▶ [Activity]
Please work out how many lines in the entries contain "Wwords", then give that number with nothing added.

▶ [Material for the task]
# kikimo/tla-raft

Measured on AMD Instinct MI355X. Metric: distinct states/sec (whole node) + wall-time to exhaust, higher is better.
Workload: dtype u32

## Files before the change

tla-raft_amd/csrc/rmc_engine.hip:

```cpp
#include <hip/hip_runtime.h>
#include <hipcub/hipcub.hpp>

#include <algorithm>
#include <array>
#include <chrono>
#include <condition_variable>
#include <cstdio>
#include <cstdlib>
#include <cstring>
#include <memory>
#include <mutex>
#include <string>
#include <thread>
#include <vector>

#include <fcntl.h>
#include <sys/mman.h>
#include <unistd.h>

#include "rmc.h"
#include "rmc_kernels.h"
#include "rmc_plan.h"
#include "rmc_spec.h"

// ... 448 lines not shown
    std::vector<TraceStep> trace;
    double seconds = 0;

    KParams base(const Shard &s) const {
        KParams P{};
        P.d = U.d;
        P.E = cfg.max_election;
        P.R = cfg.max_restart;
        P.seeded = cfg.spec_variant == RMC_SPEC_SEEDED;
        P.quirks = (cfg.spec_variant == RMC_SPEC_SPLIT_BRAIN ? 1u : 0u) | (cfg.spec_variant == RMC_SPEC_COMMIT_PAST_LOG ? 2u : 0u);
        P.check_deadlock = cfg.check_deadlock;
        P.inv_mask = cfg.invariants;
        P.inv_order = inv_order;
        P.t.info = d_info;
        P.t.nat2id = d_nat2id;
        P.t.gmsg = d_gmsg;
        P.t.seeds = d_seeds;
        P.t.np = np;
        P.t.bmw = (uint32_t)((U.info.size() + 31) / 32);
        P.seen = s.seen();
        P.rcap = ~0ull;
        P.err = s.err;
        P.flags = s.flags;
        P.par = s.par;
        P.pslot = s.pslot;
        P.trace_base = s.tdev;
        return P;
    }

    void ring_params(const Shard &s, KParams &P) const {
        P.front = s.R;
        P.foff = s.cur_off;
        P.fbase = s.cur_wbase;
        P.rcap = s.rcap;
        P.next = s.R;
        P.noff = s.nxt_off;
        P.nbase = s.nbase();
    }

    KParams chunk_params(const Shard &s) const {
        KParams Q = base(s);
        ring_params(s, Q);
        Q.cnt = s.cnt; Q.fp = s.fp; Q.wpos = s.wpos; Q.wcnt = s.wcnt; Q.wacc = s.wacc; Q.pnm = s.pnm;
        Q.wposw = s.wposw; Q.bw = s.bw; Q.bg = s.bg; Q.boff = s.boff; Q.bww = s.bww; Q.boffw = s.boffw;
        Q.bn = s.bn; Q.boffn = s.boffn;
        Q.tickets = s.tickets; Q.ctick = s.ctick; Q.sum = s.sum;
        Q.score = s.score; Q.lslot = s.lslot; Q.ET = s.E; Q.hctx = s.hctx;
        return Q;
    }

    const int lookahead = env_int("RMC_LOOKAHEAD", 1, 0, 1);
    bool two_sets() const { return lookahead && !multi; }

    void swap_staging(Shard &s) {
        Staging &a = s.alt;
        std::swap(s.score, a.score); std::swap(s.hctx, a.hctx); std::swap(s.cnt, a.cnt); std::swap(s.pnm, a.pnm);
        std::swap(s.hcnt, a.hcnt); std::swap(s.hoff, a.hoff);
        std::swap(s.err, a.err); std::swap(s.sum, a.sum); std::swap(s.flags, a.flags);
        std::swap(s.xdone, a.done); std::swap(s.xt0, a.t0); std::swap(s.xt1, a.t1); std::swap(s.xtimed, a.timed);
        s.ocnt = reinterpret_cast<uint32_t *>(s.sum + SUM_OCNT);
    }
    static void alt_params(const Staging &a, KParams &Q) {
        Q.score = a.score; Q.hctx = a.hctx; Q.cnt = a.cnt; Q.pnm = a.pnm;
        Q.err = a.err; Q.sum = a.sum; Q.flags = a.flags;
    }
    void xwait() {
        if (xpending) HIPCHK(hipStreamSynchronize(xstream));
    }
    void drop_lookahead() {
        if (!xpending) return;
        xpending = false;
        (void)hipStreamSynchronize(xstream);
        Shard &s = sh[0];
        (void)hipMemsetAsync(s.alt.err, 0xFF, ERR_NSLOTS * 8, xstream);
        (void)hipMemsetAsync(s.alt.flags, 0, 16, xstream);
        (void)hipMemsetAsync(s.alt.sum, 0, SUM_WORDS_TOTAL * 8, xstream);
        (void)hipStreamSynchronize(xstream);
    }
    struct XDrain {
        rmc_ctx *c;
        ~XDrain() { c->drop_lookahead(); }
    };

    void pack(const int32_t *u, uint32_t *rec) const {
        const int n = N, Vv = V;
        std::vector<uint32_t> w(Layout<MAXN, MAXV>::NW + 8, 0);
        int k = 0;
        auto L_VF = 0, L_CT = 1, L_ROLE = 2, L_CI = 3, L_LL = 4, L_LOG = 5, L_MI = 5 + n, L_NI = 5 + 2 * n,
             L_PEND = 5 + 3 * n, L_MISC = 6 + 3 * n;
        auto check = [](int v, int lo, int hi, const char *what) {
            if (v < lo || v > hi) throw Fail(RMC_E_ARG, std::string("state field out of range: ") + what);
        };
        for (int i = 0; i < n; i++) {
            check(u[k + i], -1, n - 1, "votedFor");
            w[L_VF] = setnib(w[L_VF], i, u[k + i] < 0 ? VF_NONE : (uint32_t)u[k + i]);
        }
        k += n;
        for (int i = 0; i < n; i++) { check(u[k + i], 0, 7, "currentTerm"); w[L_CT] = setnib(w[L_CT], i, u[k + i]); }
        k += n;
        for (int i = 0; i < n; i++) { check(u[k + i], 0, 2, "role"); w[L_ROLE] = setnib(w[L_ROLE], i, u[k + i]); }
        k += n;
        for (int i = 0; i < n; i++) { check(u[k + i], 1, Vv + 1, "commitIndex"); w[L_CI] = setnib(w[L_CI], i, u[k + i]); }
        k += n;
        std::vector<int> ll(n);
        for (int i = 0; i < n; i++) {
            check(u[k + i], 1, Vv + 1, "Len(logs)");
// ... 1152 lines not shown
            for (Shard &t : sh) fix_ring(t, sh.size());
        replicated = false;
    }
    uint64_t *old_off_ = nullptr;
    int pending_fail = 0;
    std::string pending_msg;

    std::string flag_msg(unsigned long long f) const {
        if (f & 1u) return "a state exceeds msg_cap = " + std::to_string(ks.MCAP) + " messages";
        if (f & 2u) return "internal: a split chunk's parent records are not consecutive in the frontier ring";
        if (f & 4u) return "race probe: the commit's arrival counters were not all re-armed when the level finished";
        return "internal: unknown flag " + std::to_string(f);
    }
    static int flag_code(unsigned long long f) { return (f & 1u) ? RMC_E_CAPACITY : RMC_E_STATE; }

    static int first_error(const unsigned long long *e, unsigned long long *best) {
        int kind = -1;
        *best = ~0ull;
        const int order[4] = {ERR_ASSERT, ERR_DEADLOCK, ERR_INV, ERR_EVAL};
        for (int q = 0; q < 4; q++) {
            const int kk = order[q];
            if (e[kk] == ~0ull) continue;
            if (kind < 0 || (e[kk] >> 8) < (*best >> 8)) { kind = kk; *best = e[kk]; }
        }
        return kind;
    }

    void renew_election_tags(Shard &s, uint32_t ahead) {
        if (!s.E || s.epoch + ahead - s.lxy_epoch0 < 0xFFFFu) return;
        launch_eslot_clear(s.E, s.lcap, stream);
        s.lxy_epoch0 = s.epoch;
    }

    void end_level(Shard &s, uint64_t gid_nxt, int L) {
        std::swap(s.cur_off, s.nxt_off);
        std::swap(s.cur_off_cap, s.nxt_off_cap);
        s.cur_wbase = s.nbase();
        s.cur_words = s.nxt_words;
        s.nxt_words = 0;
        s.cur_n = s.nxt_n;
        s.nxt_n = 0;
        if (s.cur_n) s.level_start.push_back(gid_nxt);
        (void)L;
    }

    int step_single(rmc_level_stats *st) {
        auto t0 = std::chrono::steady_clock::now();
        Shard &s = sh[0];
        const int L = (int)s.level_start.size();
        st->level = L;
        st->expanded = s.cur_n;
        const uint64_t gid_cur = s.level_start[L - 1];
        const uint64_t gid_nxt = gid_cur + s.cur_n;
        uint64_t level_gen = 0, level_self = 0;
        s.nxt_n = 0;
        s.nxt_words = 0;
        const uint64_t MSW = (uint64_t)ks.maxsucc * (uint64_t)ks.RECW_MAX;
        XDrain drain{this};
        bool ahead = false;
        const bool time_hash = timing_on && (!cfg.timing_phases || (cfg.timing_phases & (1u << PH_HASH)));
        for (uint64_t p0 = 0; p0 < s.cur_n; p0 += chunk_parents) {
            const uint64_t p1 = std::min(s.cur_n, p0 + chunk_parents), np_ = p1 - p0;
            const bool expanded = ahead;
            ahead = false;
            if (expanded) {
                swap_staging(s);
                HIPCHK(hipStreamWaitEvent(stream, s.xdone, 0));
                xpending = false;
                if (s.xtimed) evrecs.push_back({PH_HASH, s.xt0, s.xt1});
            }
            const uint64_t Gub = np_ * (uint64_t)ks.maxsucc;
            maybe_migrate(s, s.T_count + Gub);
            const bool may_small = Gub <= (1ull << 20);
            uint64_t consumed = (s.ring_fixed && p0 && may_small) ? d2h(s.cur_off + p0) : 0;
            const bool small = may_small && seen_room(s, s.T_count + Gub) && ring_room(s, np_ * MSW, consumed);
            if (small) {
                ensure_ring(s, np_ * MSW, consumed);
                ensure_off(s.nxt_off, s.nxt_off_cap, s.nxt_n, s.nxt_n + Gub);
                grow_trace(s, Gub);
                grow_seen(s, s.T_count + Gub);
            }
            ensure_chunk(s, Gub);
            const uint64_t Lcap = std::min(next_pow2(2 * Gub), s.lcap);
            renew_election_tags(s, 1);
            ++s.epoch;
            trace_restart(s);
            const bool split = split_min && np_ >= split_min;
            const bool fold = split && ks.maxsucc <= 256;
            auto params = [&] {
                KParams Q = chunk_params(s);
                Q.p_begin = p0; Q.p_end = p1; Q.next_base = s.nxt_n; Q.next_wbase = s.nxt_words;
                Q.gid_next_base = gid_nxt; Q.gid_parent_base = gid_cur;
                Q.Lmask = Lcap - 1;
                Q.epoch = s.epoch;
                Q.split = split ? (fold ? 1 : 7) : 0;
                Q.plist = split ? s.plist : nullptr;
                Q.hcnt = split ? s.hcnt : nullptr;
                Q.hoff = fold ? s.hoff : nullptr;
                s.chunk_sep = Q.hcnt != nullptr;
                s.chunk_dense = Q.hoff != nullptr;
                return Q;
            };
            constexpr size_t SUM_CLEAR = (SUM_SELF_STRIPE + SELF_STRIDE * SELF_STRIPES - SUM_SELF) * 8;
            if (!expanded) {
                HIPCHK(hipMemsetAsync(s.sum + SUM_SELF, 0, SUM_CLEAR, stream));
                timed(PH_HASH, [&] {
                    if (split) ks.split(params(), stream);
                    else ks.fused(params(), stream);
                });
            }
            auto look_ahead = [&] {
                const uint64_t q1 = std::min(s.cur_n, p1 + chunk_parents);
                if (!two_sets() || !split || p1 >= s.cur_n || q1 - p1 < split_min || s.gslots < Gcap ||
                    !s.alt.score || !s.alt.hctx)
                    return;
                KParams Q = params();
                alt_params(s.alt, Q);
                Q.p_begin = p1;
                Q.p_end = q1;
                Q.hcnt = s.alt.hcnt;
                Q.hoff = fold ? s.alt.hoff : nullptr;
                xpending = true;
                HIPCHK(hipMemsetAsync(s.alt.sum + SUM_SELF, 0, SUM_CLEAR, xstream));
                s.alt.timed = time_hash;
                if (time_hash) HIPCHK(hipEventRecord(s.alt.t0, xstream));
                ks.split(Q, xstream);
                if (time_hash) HIPCHK(hipEventRecord(s.alt.t1, xstream));
                HIPCHK(hipEventRecord(s.alt.done, xstream));
                ahead = true;
            };
            look_ahead();
            if (split) timed(PH_OTHER, [&] { ks.hash_probe(params(), np_, stream); });
            timed(PH_DEDUP, [&] {
                ks.wincount(params(), np_, stream);
                if (split) launch_nzlist(params(), np_, stream);
            });
            if (!small) {
                HIPCHK(hipMemcpyAsync(s.hsum, s.sum, 8 * 8, hipMemcpyDeviceToHost, stream));
                unsigned long long *hc = s.hsum + SUM_WORDS_TOTAL - 1;
                const bool read_consumed = s.ring_fixed && p0 && !may_small;
                if (read_consumed) HIPCHK(hipMemcpyAsync(hc, s.cur_off + p0, 8, hipMemcpyDeviceToHost, stream));
                HIPCHK(hipStreamSynchronize(stream));
                if (read_consumed) consumed = *hc;
                collect_times(st);
                const uint64_t Wub = s.hsum[1], Wwords = s.hsum[SUM_WORDS];
                ensure_ring(s, Wwords, consumed);
                ensure_off(s.nxt_off, s.nxt_off_cap, s.nxt_n, s.nxt_n + Wub);
                grow_trace(s, Wub);
                grow_seen(s, s.T_count + Wub);
            }
            trace_fence(s);
            if (split && !fold) timed(PH_DEDUP, [&] { ks.insert(params(), np_, stream); });
            timed(PH_MAT, [&] {
                if (split) ks.commit_split(params(), np_, stream);
                else ks.commit(params(), stream);
            });
            HIPCHK(hipMemcpyAsync(s.hsum, s.sum, (SUM_SELF + 1) * 8, hipMemcpyDeviceToHost, stream));
            HIPCHK(hipStreamSynchronize(stream));
            HIPCHK(hipGetLastError());
            collect_times(st);
            const uint64_t G = s.hsum[0], Wn = s.hsum[1], Ww = s.hsum[SUM_WORDS];
            level_self += s.hsum[SUM_SELF];
            if (s.hsum[2 + ERR_NSLOTS]) throw Fail(flag_code(s.hsum[2 + ERR_NSLOTS]), flag_msg(s.hsum[2 + ERR_NSLOTS]));
            flush_trace(s, gid_nxt + s.nxt_n + Wn);
            level_gen += G;
            s.T_count += Wn;
            unsigned long long best;
            const int kind = first_error(s.hsum + 2, &best);
            if (kind >= 0) {
                drop_lookahead();
                stop_on_error(kind, best, p0, s.nxt_n, gid_cur, gid_nxt, level_gen - G, st);
                st->seconds = std::chrono::duration<double>(std::chrono::steady_clock::now() - t0).count();
                seconds += st->seconds;
                return status;
            }
            s.nxt_n += Wn;
            s.nxt_words += Ww;
            s.peak_words = std::max(s.peak_words, s.cur_words - consumed + s.nxt_words);
        }
        total_generated += level_gen;
        total_distinct += s.nxt_n;
        st->generated = level_gen;
        st->self_loops = level_self;
        st->new_states = s.nxt_n;
        st->new_bytes = s.nxt_words * 4;
        end_level(s, gid_nxt, L);
        if (s.cur_n) {
            depth = L + 1;
        } else {
            finished = true;
            status = RMC_DONE;
            queue_at_end = 0;
        }
        HIPCHK(hipStreamSynchronize(stream));
        st->total_generated = total_generated;
        st->total_distinct = total_distinct;
        st->queue = s.cur_n;
        st->status = finished ? RMC_DONE : RMC_OK;
        st->seconds = std::chrono::duration<double>(std::chrono::steady_clock::now() - t0).count();
        seconds += st->seconds;
        return st->status;
    }

    static int env_int(const char *name, int dflt, int lo, int hi) {
        const char *v = std::getenv(name);
        if (!v || !*v) return dflt;
        return std::max(lo, std::min(hi, std::atoi(v)));
    }
    const uint64_t split_min = (uint64_t)env_int("RMC_SPLIT_MIN", 1 << 16, 0, 1 << 30);
    const int dl_group = env_int("RMC_DL_GROUP", 2, 1, 64);
    const int dl_ahead = env_int("RMC_DL_AHEAD", 2, 1, 64);
    const int dl_query_us = env_int("RMC_DL_QUERY_US", 2000, 0, 1 << 30);
    int batch_levels() const { return cfg.device_levels ? (int)cfg.device_levels : LREC_CAP; }
    uint64_t dev_parents() const { return std::min<uint64_t>(chunk_parents, 1ull << 15); }
    bool batch_ok() const {
        const Shard &s = sh[0];
        const uint64_t first = s.cur_n * (uint64_t)ks.maxsucc;
        return (!multi || (replicated && s.cur_n < shard_min)) && inited && !finished && cfg.device_levels != 1 &&
               s.cur_n > 0 && s.cur_n <= dev_parents() && ring_room(s, first * (uint64_t)ks.RECW_MAX, 0) &&
               seen_room(s, s.T_count + 2 * first);
    }

    int step_batch(rmc_level_stats *out, int maxl) {
        auto t0 = std::chrono::steady_clock::now();
        Shard &s = sh[0];
        const uint64_t DP = dev_parents(), MS = (uint64_t)ks.maxsucc;
        const int K = std::max(1, std::min(maxl, LREC_CAP));
        uint64_t target = std::min(std::max<uint64_t>(s.cur_n * MS * 32, 1ull << 16), DP * MS);
        maybe_migrate(s, s.T_count + 2 * target);
        if (!ring_room(s, s.cur_n * MS * (uint64_t)ks.RECW_MAX, 0) || !seen_room(s, s.T_count + 2 * s.cur_n * MS))
            return 0;
        if (s.ring_fixed) target = std::min<uint64_t>(target, (s.rcap - s.cur_words) / (uint64_t)ks.RECW_MAX);
        if (s.Tc) target = std::min<uint64_t>(target, ((uint64_t)(0.9 * (double)s.T_cap) - s.T_count) / 2);
        target = std::max<uint64_t>(target, s.cur_n * MS);
        s.nxt_words = 0;
        ensure_ring(s, target * (uint64_t)ks.RECW_MAX, 0);
// ... 1632 lines not shown
```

▶ [Solution to this problem]
2